In 2006, Israel and Hezbollah fought a 34 day battle which ultimately resulted in nothing gained but many lives lost. This conflict, known as the 2006 Lebanon War or 2006 Israel-Hezbollah War, was just part of the much larger Israeli-Iranian proxy-war, a perpetual struggle for power between the Jewish Israeli state and the Muslim state of Iran.
Since hostilities officially ended in the summer of 2006, however, Israel and Hezbollah have not forgotten their deep-seated hatred for one another, a feud aided by the geographic closeness of the fighting parties. It was this close proximity which led to the airstrikes enacted by the Israeli government late Monday night somewhere along the Lebanese-Syrian border.
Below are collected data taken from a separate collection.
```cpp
int launch_wave(const ConvArgs& a, int dtype, int force_cfg, hipStream_t stream);
bool wave_family_wanted(const ConvArgs& a, int dtype);
void describe_launch(const ConvArgs& a, int dtype, LaunchDesc* d);

bool rs_family_wanted(const ConvArgs& a, int dtype);
int launch_rs(const ConvArgs& a, int dtype, int cfg, hipStream_t stream);


#ifdef PBN_EXPERIMENTS
int launch_pc(const ConvArgs& a, int dtype, int rows, hipStream_t stream);
bool pc_family_wanted(const ConvArgs& a, int dtype);
#endif

}
```

### pbnet_amd/csrc/spconv_wave.hip

```cpp
#include <cstdlib>
#include <cstring>
#include "spconv_common.h"

namespace pbn {
namespace {

constexpr unsigned OOB = 0x80000000u;
constexpr unsigned UNIT_NONE = 0xffffu;

constexpr int MAX_DEPTH = 8;

#ifdef PBN_CONV_TIMING
constexpr int WT_BLOCKS = 1024;
__device__ unsigned long long g_wave_timing[WT_BLOCKS * 8 * 8 + 8];
#define PBN_WSTAMP(I)                                                                                                 \
    if (lane == 0 && wt_blk < WT_BLOCKS && wave < 8)                                                                  \
        g_wave_timing[(wt_blk * 8 + wave) * 8 + (I)] = (I) == 7 ? wall_clock64() : __builtin_readcyclecounter();
#else
#define PBN_WSTAMP(I)
#endif
#ifndef PBN_WAVE_DEPTH
#define PBN_WAVE_DEPTH 2
#endif
#ifndef PBN_WAVE_XCOAL
#define PBN_WAVE_XCOAL 1
#endif
constexpr int pipe_depth(int nf, int nt) {
    (void)nf; (void)nt;
    return PBN_WAVE_DEPTH;
}

template <int NF, int NT>
struct Stage {
    u32x4 w[NT];
    u32x4 x[NF];
};

__device__ __forceinline__ void buf_load_asm(u32x4& dst, const i32x4& rs, unsigned voff, unsigned soff) {
    asm volatile("buffer_load_dwordx4 %0, %1, %2, %3 offen" : "+v"(dst) : "v"(voff), "s"(rs), "s"(soff) : "memory");
}

template <typename T>
__device__ __forceinline__ void epilogue_store(const ConvArgs& a, f32x4 v, int orow, int c0) {
    if (a.scale) {
        const float4 sc = *reinterpret_cast<const float4*>(a.scale + c0);
        v[0] *= sc.x; v[1] *= sc.y; v[2] *= sc.z; v[3] *= sc.w;
    }
    if (a.shift) {
        const float4 sh = *reinterpret_cast<const float4*>(a.shift + c0);
        v[0] += sh.x; v[1] += sh.y; v[2] += sh.z; v[3] += sh.w;
    }
    if (a.residual) v += load4<T>(reinterpret_cast<const T*>(a.residual) + (size_t)orow * a.ld_res + c0);
    if (a.relu) {
        v[0] = fmaxf(v[0], 0.f); v[1] = fmaxf(v[1], 0.f); v[2] = fmaxf(v[2], 0.f); v[3] = fmaxf(v[3], 0.f);
    }
    store4<T>(reinterpret_cast<T*>(a.out) + (size_t)orow * a.ld_out + c0, v);
}

#ifndef PBN_WAVE_RED_KB
#define PBN_WAVE_RED_KB 64
#endif
constexpr int ksplit_round_tiles(int kw, int tm, int nt) {
    return (kw * tm * nt * 64 <= PBN_WAVE_RED_KB * 1024) ? nt : (nt < 2 ? nt : 2);
}
constexpr int ksplit_red_pitch(int ntb) { return ntb * 16 + 4; }

struct TileMap { int row_tile, group; bool valid; };
__device__ __forceinline__ TileMap map_block(const ConvArgs& a, int n_row_tiles, int n_groups) {
    TileMap m;
    const int b = blockIdx.x;
    if (!a.wmajor) {
        m.group = b / n_row_tiles;
        m.row_tile = xcd_tile(b - m.group * n_row_tiles, n_row_tiles);
        m.valid = m.group < n_groups;
        return m;
    }
    const int xcd = b & 7, idx = b >> 3;
    if (n_groups >= 8) {
        const int gl = idx / n_row_tiles;
        m.group = xcd + 8 * gl;
        m.row_tile = idx - gl * n_row_tiles;
        m.valid = m.group < n_groups;
    } else {
        const int share = 8 / n_groups;
        m.group = xcd % n_groups;
        m.row_tile = (xcd / n_groups) + share * idx;
        m.valid = m.row_tile < n_row_tiles;
    }
    return m;
// ... 470 lines not shown
```

Before: 381.2 scenes/s.

## Add dedicated transposed-conv kernel for one-neighbour-per-row upsampling layers

Adds a specialised sparse-conv kernel for upsampling layers (map_kind 4), where each fine output row has exactly one parent in the 8-offset kernel map. Rows are bucketed in LDS by the offset they use, so each wave computes only its own offset's GEMM instead of iterating all 8 offsets with mostly empty neighbours. Results are staged through LDS for coalesced stores. The kernel is enabled by default through an executor hint, with an environment switch and a fallback to the existing paths when the shape is unsupported. It adds a new code path, template instantiations and some launch-selection complexity.

```diff
diff --git a/include/pbnet_hip.h b/include/pbnet_hip.h
--- a/include/pbnet_hip.h
+++ b/include/pbnet_hip.h
@@ -81,6 +81,11 @@
                             pbn_stream_t stream);
 
 int pbn_spconv_family(int n_out, int n_offsets, int vecs_per_offset, int n_steps, int cout_padded, int dtype, int has_map);
+
+int pbn_spconv_forward_up(const void* in_feat, int ld_in, int n_in, const int32_t* nbr, int n_offsets, const int32_t* n_out_dev,
+                          int n_out, const void* w_packed, int vecs_per_offset, int n_steps, int cout_padded, const float* scale,
+                          const float* shift, const void* residual, int ld_res, int relu, void* out_feat, int ld_out, int dtype,
+                          int rows_per_wave, void* workspace, size_t workspace_bytes, pbn_stream_t stream);
 
 int pbn_gather_rows(const void* in, int ld_in_bytes, const int64_t* idx, int n, int row_bytes, void* out,
                     int ld_out_bytes, pbn_stream_t stream);
diff --git a/pbnet_amd/_native.py b/pbnet_amd/_native.py
--- a/pbnet_amd/_native.py
+++ b/pbnet_amd/_native.py
@@ -130,6 +130,8 @@
     "pbn_spconv_forward_dual": (c_int, [c_vp, c_int, c_int, c_i32p, c_int, c_i32p, c_int, c_vp, c_int, c_int, c_int, c_f32p, c_f32p,
                                         c_vp, c_int, c_int, c_vp, c_int, c_int, c_int, c_vp, c_size, c_vp, c_int, c_int, c_int, c_vp]),
     "pbn_spconv_family": (c_int, [c_int, c_int, c_int, c_int, c_int, c_int, c_int]),
+    "pbn_spconv_forward_up": (c_int, [c_vp, c_int, c_int, c_i32p, c_int, c_i32p, c_int, c_vp, c_int, c_int, c_int, c_f32p, c_f32p,
+                                      c_vp, c_int, c_int, c_vp, c_int, c_int, c_int, c_vp, c_size, c_vp]),
     "pbn_spconv_wgrad_workspace_bytes": (c_size, [c_int, c_int, c_int]),
     "pbn_spconv_wgrad": (c_int, [c_vp, c_int, c_vp, c_int, c_int, c_vp, c_vp, c_i32p, c_i32p, c_int, c_int, c_int, c_int, c_int,
                                  c_f32p, c_vp, c_size, c_vp]),
diff --git a/pbnet_amd/csrc/executor.hip b/pbnet_amd/csrc/executor.hip
--- a/pbnet_amd/csrc/executor.hip
+++ b/pbnet_amd/csrc/executor.hip
@@ -225,6 +225,7 @@
         const bool dual = o.in2_buf >= 0;
         ConvHints hints;
         if (rows_expected && n_rows_dev) hints.rows_expected = rows_expected[o.level_out];
+        hints.one_pair_per_row = o.map_kind == 4;
         if (pf_env && i + 1 < n_ops) hints.next = next_weights(ops[i + 1], n_bufs, T, n_rows, B, dtype, pf_env);
         if (events) PBN_HIP_CHECK(hipEventRecord(events[2 * i], (hipStream_t)stream));
         if (o.in2_buf >= n_bufs) return PBN_ERR_ARG;
diff --git a/pbnet_amd/csrc/spconv.hip b/pbnet_amd/csrc/spconv.hip
--- a/pbnet_amd/csrc/spconv.hip
+++ b/pbnet_amd/csrc/spconv.hip
@@ -497,9 +497,24 @@
     {1, wave_family_wanted, launch_wave_auto},
 };
 
-}
-
-int pbn::spconv_launch(const ConvCall& c, const ConvHints& hints, hipStream_t stream) {
+int up_order(const ConvArgs& a, int dtype, int rows_per_wave, const void* workspace) {
+    auto ring = [&]() {
+        return (workspace && a.n_sel < 256 * 256) ? 0 : 1;
+    };
+    if (rows_per_wave >= 10000) return 1;
+    if (rows_per_wave >= 2000) return 0;
+    if (rows_per_wave >= 1000) return 2;
+    if (rows_per_wave >= 100) return 1;
+    if (rows_per_wave != 0) return ring();
+    static const int wave_cfg = getenv("PBN_WAVE_CFG") ? atoi(getenv("PBN_WAVE_CFG")) : 0;
+    if (rs_family_wanted(a, dtype)) return 1;
+    if (wave_family_wanted(a, dtype)) return wave_cfg <= 0 ? 2 : up_order(a, dtype, wave_cfg, workspace);
+    return ring();
+}
+
+}
+
+static int spconv_launch_impl(const ConvCall& c, const ConvHints& hints, bool up_only, hipStream_t stream) {
     if (c.n_out < 0 || c.n_in < 0 || c.n_offsets < 1 || c.vecs_per_offset < 1 || c.n_steps < 1 || c.cout_padded < 16 || (c.cout_padded & 15))
         return PBN_ERR_ARG;
     if (!(c.vecs_per_offset == 1 || c.vecs_per_offset == 2 || (c.vecs_per_offset & 3) == 0)) return PBN_ERR_ARG;
@@ -534,6 +549,13 @@
     static const int dbg_env = getenv("PBN_CONV_DBG") ? atoi(getenv("PBN_CONV_DBG")) : 0;
     a.dbg = dbg_env;
     int rows_per_wave = c.rows_per_wave;
+    static const int up_env = getenv("PBN_CONV_UP") ? atoi(getenv("PBN_CONV_UP")) : 1;
+    if (up_only || (hints.one_pair_per_row && up_env && rows_per_wave == 0)) {
+        const void* ws_seen = (((uintptr_t)c.workspace) & 15) ? nullptr : c.workspace;
+        const int order = up_order(a, dtype, rows_per_wave, ws_seen);
+        const int rc = order ? launch_up(a, dtype, order, stream) : PBN_ERR_UNSUPPORTED;
+        if (rc != PBN_ERR_UNSUPPORTED || up_only) return rc;
+    }
     if (rows_per_wave >= 10000) {
         const int cfg = rows_per_wave - 10000;
 #ifdef PBN_EXPERIMENTS
@@ -558,6 +580,8 @@
         default: return PBN_ERR_ARG;
     }
 }
+
+int pbn::spconv_launch(const ConvCall& c, const ConvHints& hints, hipStream_t stream) { return spconv_launch_impl(c, hints, false, stream); }
 
 extern "C" int pbn_spconv_forward(const void* in_feat, int ld_in, int n_in, const int32_t* nbr, int n_offsets,
                                   const int32_t* row_perm, const int32_t* n_out_dev, int n_out, const void* w_packed,
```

On Tuesday, Israel's Prime Minister, Benjamin Netanyahu, declined to confirm reports that Israel had indeed conducted an airstrike along the Lebanon-Syria border, simply stating, “Our policy is clear. I don’t comment about what we did or didn’t do—but we will do whatever is needed to protect Israel’s security.”
While Israel has a history of declining to comment on its foreign affairs, a senior Israeli security official confirmed to TIME that the strike had hit a convoy transporting surface-to-surface missiles from Syria into Lebanon, the homebase of Hezbollah militants.
Hezbollah's presence in Syria has increased drastically since the onset of the Syrian civil war in 2011. Because Hezbollah's main population is derived from Shi'a Muslims, it closely follows the political actions of Iran, a state which has attempted to bolster the defense of the Assad regime in Syria to cement the ties between the two countries and maintain proper defense against the Israeli state.
In return for Hezbollah's assistance in the Syrian civil war, Assad and the Syrian regime have given Hezbollah many missiles to be transported and stockpiled in Lebanon. Since 2006, Israel estimates that Hezbollah has amassed a stockpile of over 100,000 rockets and missiles given by the Iranian and Syrian governments.
Eyal Ben-Reuven, a former senior official in a military camp in Northern Israel near the Lebanese border, believes that Hezbollah's engagement in the Syrian conflict makes it less likely that Israel will see any form of retaliation for striking the weapons convoy. Ben-Reuven does believe, however, that Hezbollah, Iran, and Syria pose severe threats to the existence of the Israeli state: "Israel has always stayed as the main objective for Hezbollah and Iran. A terror organization gets these kinds of capabilities not for deterrence, but for acts. This is the difference between states and organization. This is something that we have to keep in our hands to prevent this kind of transfer of game-changing weapons."